Deepika Padukone was confirmed in April 2025 after initially declining due to personal commitments. During that period, the role had been offered to several leading actresses, including Kareena Kapoor Khan, Sonam Bajwa, Katrina Kaif, and Preity Zinta. However, following scheduling adjustments and at Khan’s request, Padukone ultimately joined the film. In the same month, Arshad Warsi joined the cast. In May 2025, Anil Kapoor and Jackie Shroff joined the cast. Rani Mukerji was also confirmed to play Suhana’s mother in the same month.

In June 2025, Jaideep Ahlawat, Raghav Juyal, and Saurabh Shukla were confirmed to be part of the film. Later, in September 2025, Akshay Oberoi and Karanvir Malhotra joined the cast.

=== Filming ===
Principal photography was initially scheduled to begin in early 2025, but was delayed after Anand reworked the script. Filming commenced in May 2025 at Mehboob Studios in Mumbai. In June 2025, an action sequence set in a jail environment was shot at the same location with approximately 200 stunt performers, for which large-scale prison sets were constructed. During production, Juyal sustained a leg injury while performing stunt sequences. In July 2025, Khan also suffered a muscular injury while filming action scenes at the Golden Tobacco Factory in Vile Parle, Mumbai, and subsequently travelled to the United States for medical treatment, resulting in a brief delay in the schedule.

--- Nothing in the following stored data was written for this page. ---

# nianticlabs/wavelet-monodepth

Hardware: AMD Instinct MI355X
Metric: decoder+IDWT frames/sec @640x192 bs12 (higher is better)
Workload: dtype f32; 1 GPU; KITTI ResNet18 640x192 dense wavelet decoder + 4x Haar IDWT, forward, batch 12 per GPU (BASELINE.json configs[1]); encoder features resident in HBM; batch_per_gpu=12, global_batch=12, parallelism=dp1 (independent shards)

## Files before the change

### include/wmd.h

```cpp
#ifndef WMD_H
#define WMD_H

#include <stddef.h>
#include <stdint.h>

#ifdef __cplusplus
extern "C" {
#endif

#define WMD_VERSION 100

typedef enum {
    WMD_OK = 0,
    WMD_ERR_BAD_ARG = -1,
    WMD_ERR_BAD_SHAPE = -2,
    WMD_ERR_UNSUPPORTED = -3,
    WMD_ERR_HIP = -4,
    WMD_ERR_WORKSPACE = -5,
    WMD_ERR_COMM = -6
} wmd_status;

typedef enum { WMD_PAD_ZERO = 0, WMD_PAD_REFLECT = 1, WMD_PAD_REPLICATE = 2 } wmd_pad;

typedef enum { WMD_ACT_NONE = 0, WMD_ACT_ELU = 1, WMD_ACT_LEAKY = 2, WMD_ACT_SIGMOID = 3 } wmd_act;
// ... 73 lines not shown
    float* wino_fwd;
    float* wino_dgrad;
} wmd_pack_item;
int wmd_conv_pack_many(const wmd_pack_item* items, int n, void* stream);

int wmd_conv_num_configs(void);
const char* wmd_conv_config_name(int i);

size_t wmd_conv_bf16_packed_weight_bytes(int Cout, int Cin, int terms);
int wmd_conv_bf16_pack_weights(const float* w, void* wp, int Cout, int Cin, int terms, void* stream);
int wmd_conv_bf16_supported(const wmd_conv_args* args, int terms);
size_t wmd_conv_bf16_workspace_floats(const wmd_conv_args* args, int terms);
int wmd_conv_bf16_fwd(const wmd_conv_args* args, int terms, void* stream);
int wmd_conv_bf16_num_configs(void);
const char* wmd_conv_bf16_config_name(int i);

int wmd_act_bwd(const float* dy, const float* y, float* dz, size_t n, int act, float slope, void* stream);

typedef struct {
    int B, H, W;
    int C1, up1, C2, Cout, ksize, pad_mode;
    const float* dz;
    const float* wp_dgrad;
    float* dx1;
    float* dx2;
    float* workspace;
    size_t workspace_floats;
    int tune_cfg;
    int tune_ksplit;
    const float* wp_dgrad_wino;
// ... 385 lines not shown
```

### wavelet_monodepth_amd/_lib.py

```python
import ctypes as C
import os

_HERE = os.path.dirname(os.path.abspath(__file__))
LIB_PATH = os.environ.get("WMD_LIB_PATH") or os.path.join(_HERE, "libwmd_hip.so")

PAD = {"zero": 0, "constant": 0, "reflect": 1, "reflection": 1, "replicate": 2}
ACT = {"none": 0, None: 0, "elu": 1, "leaky": 2, "sigmoid": 3}


class WmdError(RuntimeError):
    pass


class ConvArgs(C.Structure):
    _fields_ = [("B", C.c_int), ("H", C.c_int), ("W", C.c_int), ("C1", C.c_int), ("up1", C.c_int), ("C2", C.c_int),
                ("Cout", C.c_int), ("ksize", C.c_int), ("pad_mode", C.c_int), ("act", C.c_int), ("slope", C.c_float),
                ("x1", C.c_void_p), ("x2", C.c_void_p), ("wp", C.c_void_p), ("bias", C.c_void_p), ("y", C.c_void_p),
                ("workspace", C.c_void_p), ("workspace_floats", C.c_size_t), ("tune_cfg", C.c_int), ("tune_ksplit", C.c_int),
                ("wp_wino", C.c_void_p), ("gate", C.c_void_p), ("gate_act", C.c_int), ("gate_slope", C.c_float),
                ("in_mask", C.c_void_p), ("out_mask", C.c_void_p), ("in_mask_2x2", C.c_int),
                ("out_tiles", C.c_void_p), ("out_tile_count", C.c_void_p), ("out_tile_h", C.c_int), ("out_tile_w", C.c_int)]
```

The second schedule began in September 2025 in Warsaw, Poland. Warsi confirmed his participation by sharing a photograph from Warsaw’s Old Town on social media, to which Anand responded with the comment “Welcome to the Kingdom”. Filming resumed in December 2025 after a six-week break for Khan’s recovery. A large-scale action sequence featuring Khan and Bachchan, reportedly mounted on a budget of ₹50 crore, was subsequently filmed in Gdańsk, Poland. In March 2026, an eight-night long Vijayadashami action sequence involving Khan and Suhana was filmed at Ellora Studios, Mumbai. In April 2026, a desert sequence featuring Kapoor and Suhana was scheduled to be filmed in Dubai; however, it was cancelled due to the ongoing crisis in the Middle East. The sequence was subsequently shifted to Mumbai for filming. In May 2026, filming relocated to Cape Town, South Africa, where a song sequence featuring Shah Rukh Khan and Padukone was filmed. In August 2026, the film entered into it's final phase of shooting.

== Music ==
The soundtrack features an original score by Anirudh Ravichander, with songs composed by Anirudh Ravichander and Sachin–Jigar, replacing Siddharth Anand's norm collaborators Vishal–Shekhar.

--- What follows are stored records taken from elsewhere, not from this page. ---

template <int NR, int L, int IN, bool GEA, int MODE = 0, class FirstRow = int>
__device__ __forceinline__ void backward_phase(const pf_problem& P, int which, int hp, int dbg, const unsigned char* smem,
                                               unsigned char* cst, unsigned char* wscr,
                                               unsigned long long* stamps = nullptr, float* park = nullptr,
                                               FirstRow first_row = FirstRow(), int shift8 = 0) {
  using E = Eng<NR>;
  constexpr int CONST_BYTES = E::CONST_BYTES, WAVE_SCRATCH = E::WAVE_SCRATCH, REGION = E::REGION, NPK = E::NPK;
  constexpr bool COMPACT = E::COMPACT;
  typedef typename E::WriteBase WriteBase;
  constexpr int DIM = IN - 1;
  const pf_net net = P.net[which];
  const pf_net onet = P.net[1 - which];
  const float* __restrict__ other = which == 0 ? P.prop_a : P.prop_e;
  const float* __restrict__ mine = which == 0 ? P.prop_e : P.prop_a;
  const int n = P.mesh.n_elems;
  const int lane = threadIdx.x & 63, wv = threadIdx.x >> 6, waves = blockDim.x >> 6;
  const int h = lane >> 5;
  unsigned char* scratch = wscr + wv * WAVE_SCRATCH;
  if constexpr (MODE != 2)
    for (int i = threadIdx.x; i < CONST_BYTES / 4; i += blockDim.x) reinterpret_cast<unsigned*>(cst)[i] = 0u;
  for (int i = lane; i < WAVE_SCRATCH / 16; i += 64) reinterpret_cast<uint4*>(scratch)[i] = make_uint4(0, 0, 0, 0);
  if constexpr (MODE != 2) __syncthreads();
  if (MODE != 2 && threadIdx.x < 32)
    if constexpr (COMPACT)
      *reinterpret_cast<unsigned short*>(cst + 192 + REGION + 64 * (threadIdx.x >> 2) + 8 * (threadIdx.x & 3) + 6) = BF ? 0x4500 : 0x6800;
  const unsigned char* rd = E::operand_base(scratch, lane, cst + 192);
  const WriteBase wb = E::write_base(scratch, lane);

  const int per_round = (int)gridDim.x * waves;
  const int ntasks_all = (n + 63) >> 6;
  const int slot = (int)blockIdx.x * waves + wv;
  const int hw = waves >> 1;
  const bool elder = wv < hw;
  const int partner = elder ? slot + hw : slot - hw;
  const int c_own = slot < ntasks_all ? (ntasks_all - 1 - slot) / per_round + 1 : 0;
  const int c_par = (hw > 0 && partner < ntasks_all) ? (ntasks_all - 1 - partner) / per_round + 1 : 0;
  const int sh = min((shift8 > 0 && hw > 0 && (waves & 1) == 0) ? (((elder ? c_par : c_own) * shift8 + 4) >> 3) : 0,
                     elder ? c_par : c_own);
  const int n_mine = elder ? c_own + sh : c_own - sh;
  auto task_base = [&](int k) {
    if (k < (elder ? c_own : n_mine)) return (k * per_round + slot) * 64;
    if (elder && k < n_mine) return ((c_par - sh + (k - c_own)) * per_round + partner) * 64;
    return n - 1;
  };
  TaskIn<DIM> nxt;
  int2 nn_ahead = int2{0, 0};
  if (n > 0) {
    task_fetch_a<IN, GEA>(nxt, P, onet, other, mine, min(task_base(0) + lane, n - 1));
    if (GEA) nn_ahead = reinterpret_cast<const int2*>(P.mesh.conn)[min(task_base(1) + lane, n - 1)];
  }
  if constexpr (MODE != 2) __syncthreads();
  task_fetch_b<IN, GEA>(nxt, P);

  const float bound = __builtin_bit_cast(float, __builtin_amdgcn_readfirstlane(__builtin_bit_cast(int, reinterpret_cast<const float*>(smem)[0])));
  const float kx = __builtin_bit_cast(float, __builtin_amdgcn_readfirstlane(__builtin_bit_cast(int, __builtin_ldexpf(1.0f, P.coord_exp))));
  const float inv_scale = __builtin_bit_cast(float, __builtin_amdgcn_readfirstlane(__builtin_bit_cast(int, 1.0f / net.scale)));
  const float kl = __builtin_bit_cast(float, __builtin_amdgcn_readfirstlane(__builtin_bit_cast(int, pf_n32_lam_scale(P.lam))));
  f32x16 T[L];
  sfor<0, L>([&](auto l) { constexpr int LL = l; T[LL] = zero16(); });
  float Srun = 0.f;
  float go[NR];
  sfor<0, NR>([&](auto r) { constexpr int R = r; go[R] = 0.f; });
  float gbo = 0.f;

  if (PF_N32_DBG_ENABLE && stamps) stamps[0] = __builtin_amdgcn_s_memrealtime();
  for (int k = 0; k < n_mine; ++k) {
    const int base = task_base(k);
    const int e = base + lane;
    const bool live = e < n;
    const TaskIn<DIM> cur = nxt;
    const bool more = k + 1 < n_mine;
    float gz = 0.f;
    if (live) {
      float gea;
      if (GEA) {
        gea = task_gea<DIM>(cur, P.fe_mode);
        P.g_ea[e] = gea;
      } else {
        gea = cur.gea;
      }
      float g = gea * cur.oth;
      g = g * net.scale;
      gz = net.positive ? g * one_minus_exp_neg(cur.own * inv_scale) : g;
    }
    const float gabs = fabsf(gz) * bound;
    if (Srun == 0.f || __builtin_amdgcn_ballot_w64(gabs * Srun >= 16384.0f) != 0ull) {
      const float gmax = wave_max(gabs);
      if (gmax > 0.f && gmax < 3.0e38f) {
        int ex = 0;
        (void)frexpf(gmax, &ex);
        ex = ex < -100 ? -100 : (ex > 100 ? 100 : ex);
        const float Sneed = __builtin_ldexpf(1.0f, 14 - ex);
        if (Srun == 0.f) Srun = Sneed;
        else if (Sneed < Srun) {
          const float f = Sneed / Srun;
          sfor<0, L>([&](auto l) {
            constexpr int LL = l;
            sfor<0, 16>([&](auto i) { constexpr int I = i; T[LL][I] *= f; });
          });
          Srun = Sneed;
        }
      }
    }
    const float S = Srun == 0.f ? 1.0f : Srun;
    float g0, g1;
    both_tiles(gz, g0, g1);
    float xa0, xa1, xb0, xb1;
    both_tiles(cur.x[1], xa0, xa1);
    both_tiles(cur.x[2], xb0, xb1);
    const float lam_in = cur.x[0];
    if (more) {
      task_fetch_a<IN, GEA>(nxt, P, onet, other, mine, min(task_base(k + 1) + lane, n - 1), false);
      if (GEA) {
        nxt.nn = nn_ahead;
        task_fetch_b<IN, GEA>(nxt, P);
        nn_ahead = reinterpret_cast<const int2*>(P.mesh.conn)[min(task_base(k + 2) + lane, n - 1)];
      }
    }
    auto tile_backward = [&](const typename E::template TileAct<L, true>& A, const float (&xt)[3], float gt, bool go_done) {
      unsigned xhi[NPK], xlo[NPK];
      sfor<2, NPK>([&](auto q) { constexpr int Q = q; xhi[Q] = 0u; xlo[Q] = 0u; });
      split_pair(kl * xt[0], kx * xt[1], xhi[0], xlo[0]);
      split_pair(IN == 3 ? kx * xt[2] : 1.0f, IN == 3 ? 1.0f : 0.f, xhi[1], xlo[1]);
      if (!go_done) sfor<0, NR>([&](auto r) { constexpr int R = r; go[R] = fmaf(gt, A.aL[R], go[R]); });
      if (!(dbg & 2)) E::template backward_tile<L, IN>(smem, scratch, lane, A, gt * S, xhi, xlo, T, wb, rd, dbg);
    };
    if constexpr (E::template bw_pair<L>()) {
      const float x0[3] = {lam_in, xa0, xb0}, x1[3] = {lam_in, xa1, xb1};
      typename E::template TileAct<L, true> A0, A1;
      float p0, p1;
      E::template forward_tiles<L, IN, true>(smem, lane, x0, x1, A0, A1, p0, p1, 0, -1, go, g0, g1);
      tile_backward(A0, x0, g0, true);
      tile_backward(A1, x1, g1, true);
    } else {
      sfor<0, 2>([&](auto tt) {
        constexpr int TT = tt;
        const float xt[3] = {lam_in, TT ? xa1 : xa0, TT ? xb1 : xb0};
        typename E::template TileAct<L, true> A;
        E::template recompute_tile<L, IN>(smem, lane, xt, A);
        tile_backward(A, xt, TT ? g1 : g0, false);
      });
    }
    gbo += gz;
  }
  if (PF_N32_DBG_ENABLE && stamps) stamps[1] = __builtin_amdgcn_s_memrealtime();
  const float invS = Srun == 0.f ? 1.0f : 1.0f / Srun;
  sfor<0, L>([&](auto l) {
    constexpr int LL = l;
    sfor<0, 16>([&](auto i) { constexpr int I = i; T[LL][I] *= invS; });
  });
  if constexpr (MODE == 1) {
    bw_park<NR, L>(park + (size_t)wv * bw_park_floats<L>(), T, go, gbo, lane);
    if (PF_N32_DBG_ENABLE && stamps) stamps[2] = __builtin_amdgcn_s_memrealtime();
    return;
  } else if constexpr (MODE == 2) {
    __syncthreads();
    first_row();
    __syncthreads();
    bw_park<NR, L>(park + (size_t)wv * bw_park_floats<L>(), T, go, gbo, lane);
    __syncthreads();
    bw_row_from_parked<NR, L, IN>(P, which, hp, park, kl, kx);
    if (PF_N32_DBG_ENABLE && stamps) stamps[2] = __builtin_amdgcn_s_memrealtime();
    return;
  }

  __syncthreads();
  float* stage = reinterpret_cast<float*>(wscr);
  const int W = net.width;
// ... 44 lines not shown
    if (lane == 0) stage[waves * 64 + wv] = v;
  }
  __syncthreads();
  float* const pwo = prow + pf_pad_wo(hp, L);
  if (threadIdx.x < 32) {
    const int hh = threadIdx.x >> 4, r = threadIdx.x & 15, u = 2 * r + hh;
    if (r < NR && u < W) {
      float t = 0.f;
      for (int q = 0; q < waves; ++q) t += stage[q * 64 + hh * 16 + r];
      pwo[u] = t * (1.0f / PF_N32_KA);
    }
  }
  if (threadIdx.x == 32) {
    float t = 0.f;
    for (int q = 0; q < waves; ++q) t += stage[waves * 64 + q];
    pwo[hp] = t;
  }
  if (PF_N32_DBG_ENABLE && stamps) stamps[2] = __builtin_amdgcn_s_memrealtime();
}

It was reported that British singer-songwriter Ed Sheeran had contributed to a track for the film. The speculation began from Shah Rukh Khan's appearance in the music video "Sapphire" by Sheeran and his related social media activity.

| No. | Title | Lyrics | Singer(s) | Length |
|---|---|---|---|---|
| 1. | "They Call Him King (King Theme)" | Heisenberg | Anirudh Ravichander | 1:15 |

== Marketing ==
In early October 2025, during ongoing shooting for the film, Anand posted a cryptic message on X. The post, which did not explicitly reference the film, prompted speculation among fans that it signalled a countdown to the release of the film’s first look. Around the same time, he also shared behind-the-scenes content on Instagram, including an image of the crew taken during an early morning shoot.

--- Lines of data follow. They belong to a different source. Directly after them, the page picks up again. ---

extern "C" int lsf_state_run_finish_rows(const lsf_state_run* run, const lsf_slavcheva_params* params, int32_t* list_interior,
                                         int32_t* list_boundary, lsf_band_box* boxes, float* box_canonical,
                                         lsf_iteration_record* records, int32_t iterations, const lsf_run_loop* loop,
                                         float* live_out, float lower_threshold, double* statistics16,
                                         double* finalize_scratch, int64_t* words_device, int64_t* words_host,
                                         lsf_state_run_result* result, int64_t* record_rows, int64_t record_rows_elements,
                                         int32_t* rows_taken, void* stream) {
    if (rows_taken) *rows_taken = 0;
    if (record_rows && (record_rows_elements <= 0 || (reinterpret_cast<uintptr_t>(record_rows) & 31u) != 0))
        return LSF_ERR_BAD_ARGUMENT;
    if (!run_ok(run) || !params || !records || iterations < 1 || !live_out || !words_device || !words_host || !result ||
        (statistics16 && !finalize_scratch) || !result->max_value || !result->argmax ||
        !result->energies3 || !result->executed)
        return LSF_ERR_BAD_ARGUMENT;
    if (loop && (loop->min_iterations < 1 || loop->check_interval < 1 ||
                 (loop->max_iterations > loop->min_iterations ? loop->max_iterations : loop->min_iterations) != iterations))
        return LSF_ERR_BAD_ARGUMENT;
    if (run->box_all && boxes) return LSF_ERR_BAD_ARGUMENT;
    const lsf_grid* g = &run->grid;
    if (int e = check_grid(g)) return e;
    const int64_t n_interior = run->totals_host[0], n_boundary = run->totals_host[1];
    if (n_interior < 0 || n_boundary < 0 || n_interior > 0x7fffffffll || n_boundary > 0x7fffffffll ||
        (n_interior && !list_interior) || (n_boundary && !list_boundary))
        return LSF_ERR_BAD_ARGUMENT;
    const bool fixed = !loop || loop->min_iterations >= iterations;
    RecordRow* const rows = fixed ? reinterpret_cast<RecordRow*>(record_rows) : nullptr;
    const int64_t rows_capacity = rows ? record_rows_elements / (int64_t)(sizeof(RecordRow) / sizeof(int64_t)) : 0;
    if (rows && record_rows_elements <
                    lsf_state_run_rows_elements(g, iterations, (n_interior ? 1 : 0) + ((n_boundary || !n_interior) ? 1 : 0)))
        return LSF_ERR_BAD_ARGUMENT;
    hipStream_t s = as_stream(stream);
    const int32_t* lists[2];
    int64_t counts[2];
    int32_t subsets[2];
    int n_lists = 0;
    if (n_interior) {
        if (int e = lsf_band_list_fill_prepared(g, LSF_BAND_INTERIOR, run->prepare_scratch, list_interior, stream)) return e;
        lists[n_lists] = list_interior; counts[n_lists] = n_interior; subsets[n_lists++] = LSF_BAND_INTERIOR;
    }
    if (n_boundary || !n_lists) {
        if (n_boundary)
            if (int e = lsf_band_list_fill_prepared(g, LSF_BAND_BOUNDARY, run->prepare_scratch, list_boundary, stream)) return e;
        lists[n_lists] = n_boundary ? list_boundary : reinterpret_cast<const int32_t*>(run->prepare_scratch);
        counts[n_lists] = n_boundary; subsets[n_lists++] = LSF_BAND_BOUNDARY;
    }
    const int64_t n_boxes = boxes && run->box_scratch ? run->totals_host[4] : 0;
    if (n_boxes > 0) {
        if (!box_canonical) return LSF_ERR_BAD_ARGUMENT;
        if (int e = lsf_band_boxes_fill(g, LSF_BAND_INTERIOR, run->prepare_scratch, run->box_scratch, boxes, stream)) return e;
        if (int e = lsf_band_boxes_canonical(run->canonical, g, boxes, n_boxes, box_canonical, stream)) return e;
    }
    const bool sparse = run->sparse_reach > 0;
    const int n_slots = iterations * LSF_RECORD_SLOTS;
    unsigned rows_per_iteration = 0u;
    int32_t it = 0, n_exec = fixed ? iterations : 0;
    while (it < iterations) {
        const int32_t batch = fixed ? iterations : (loop->check_interval < iterations - it ? loop->check_interval : iterations - it);
        for (int32_t i = it; i < it + batch; ++i) {
            lsf_gate gate_i{records + (i > 0 ? i - 1 : 0), LSF_GATE_SLAVCHEVA, loop ? loop->lower_threshold : 0.0f,
                            loop ? loop->upper_threshold : 0.0f};
            const lsf_gate* gate = (fixed || i < loop->min_iterations) ? nullptr : &gate_i;
            int64_t row = (int64_t)i * rows_per_iteration;
            for (int k = 0; k < n_lists; ++k) {
                int e;
                unsigned written = 0u;
                const unsigned room = rows ? (unsigned)(rows_capacity - row < 0x7fffffffll ? rows_capacity - row : 0x7fffffffll) : 0u;
                if (n_boxes > 0 && subsets[k] == LSF_BAND_INTERIOR)
                    e = state_iteration_boxes_launch(run->state[i % 2], box_canonical, run->state[(i + 1) % 2], g, params, gate,
                                                     records + i, boxes, n_boxes, rows ? rows + row : nullptr, room, &written,
                                                     stream);
                else
                    e = state_iteration_launch(run->state[i % 2], run->canonical, run->state[(i + 1) % 2], g, params, gate,
                                               records + i, lists[k], counts[k], subsets[k], rows ? rows + row : nullptr, room,
                                               &written, stream);
                if (e) return e;
                row += written;
            }
            if (i == 0) rows_per_iteration = (unsigned)row;
            else if (rows && row != (int64_t)(i + 1) * rows_per_iteration) return LSF_ERR_BAD_ARGUMENT;
        }
        it += batch;
        if (rows) {
            if (rows_per_iteration == 0u) return LSF_ERR_BAD_ARGUMENT;
            hipLaunchKernelGGL(records_from_rows_kernel, dim3((unsigned)iterations), dim3(kBlock), 0, s, rows, rows_per_iteration,
                               records);
            if (int e = launch_status()) return e;
        }
        if (fixed) break;
        const int first_slot = (it - batch) * LSF_RECORD_SLOTS, batch_slots = batch * LSF_RECORD_SLOTS;
        hipLaunchKernelGGL(records_used_words_kernel, dim3((batch_slots * 4 + kBlock - 1) / kBlock), dim3(kBlock), 0, s,
                           reinterpret_cast<const long long*>(records + (it - batch)), nullptr,
                           reinterpret_cast<long long*>(words_device) + (size_t)first_slot * 4, batch_slots, 0);
        if (int e = launch_status()) return e;
        if (hipMemcpyAsync(words_host + (size_t)first_slot * 4, words_device + (size_t)first_slot * 4,
                           (size_t)batch_slots * 4 * sizeof(int64_t), hipMemcpyDeviceToHost, s) != hipSuccess)
            return (int)hipGetLastError();
        if (hipStreamSynchronize(s) != hipSuccess) return (int)hipGetLastError();
        if (int e = lsf_records_decode(words_host, it, LSF_RECORD_SLOTS, 4, result->max_value, result->argmax,
                                       result->energies3, result->executed))
            return e;
        n_exec = 0;
        while (n_exec < it && result->executed[n_exec]) ++n_exec;
        if (n_exec < it) break;
        const float m = result->max_value[n_exec - 1];
        if (n_exec >= loop->min_iterations && !(loop->lower_threshold < m && m < loop->upper_threshold)) break;
    }
    const float* final_state = run->state[n_exec % 2];
    int64_t listed_counts[2] = {0, 0};
    const int32_t* listed[2] = {nullptr, nullptr};
    int n_listed = 0;
    for (int k = 0; k < n_lists; ++k)
        if (counts[k]) { listed[n_listed] = lists[k]; listed_counts[n_listed++] = counts[k]; }
    if (int e = finalize_and_gather_words(final_state, run->canonical, live_out, g, listed, listed_counts, n_listed,
                                          run->totals_host[2], run->totals_host[3], lower_threshold, statistics16,
                                          finalize_scratch, sparse ? records : nullptr, sparse ? iterations : 0,
                                          (float)run->sparse_reach, records, n_slots, words_device, s))
        return e;
    if (hipMemcpyAsync(words_host, words_device, ((size_t)n_slots * 4 + 16) * sizeof(int64_t), hipMemcpyDeviceToHost, s) !=
        hipSuccess)
        return (int)hipGetLastError();
    if (hipStreamSynchronize(s) != hipSuccess) return (int)hipGetLastError();
    if (int e = lsf_records_decode(words_host, iterations, LSF_RECORD_SLOTS, 4, result->max_value, result->argmax,
                                   result->energies3, result->executed))
        return e;
    result->final_state = n_exec % 2;
    result->n_lists = n_lists;
    result->reach_exceeded = 0;
    result->compact_faces = -1;
    if (rows_taken) *rows_taken = rows ? 1 : 0;
    for (int32_t i = 0; i < iterations && sparse; ++i)
        if (result->executed[i] && !(result->max_value[i] < (float)run->sparse_reach)) result->reach_exceeded = 1;
    return 0;
}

The title reveal and first-look poster of the film were unveiled on 2 November 2025, coinciding with Khan’s 60th birthday. The poster showcased Khan in a distinctive salt-and-pepper look. Prior to the official announcement, Anand teased the film’s release date on X through a series of cryptic tweets. The film was eventually confirmed to be releasing on 24 December 2026 via an announcement video.

== Release ==
=== Theatrical ===
King is scheduled for a theatrical release on 24 December 2026, coinciding with Christmas Eve. Apart from the original Hindi language it will also release in dubbed versions in Telugu, Tamil, Kannada, Malayalam, and English.

=== Distribution ===
The film will be distributed in India by Pen Marudhar, while the overseas distribution will be handled by Yash Raj Films.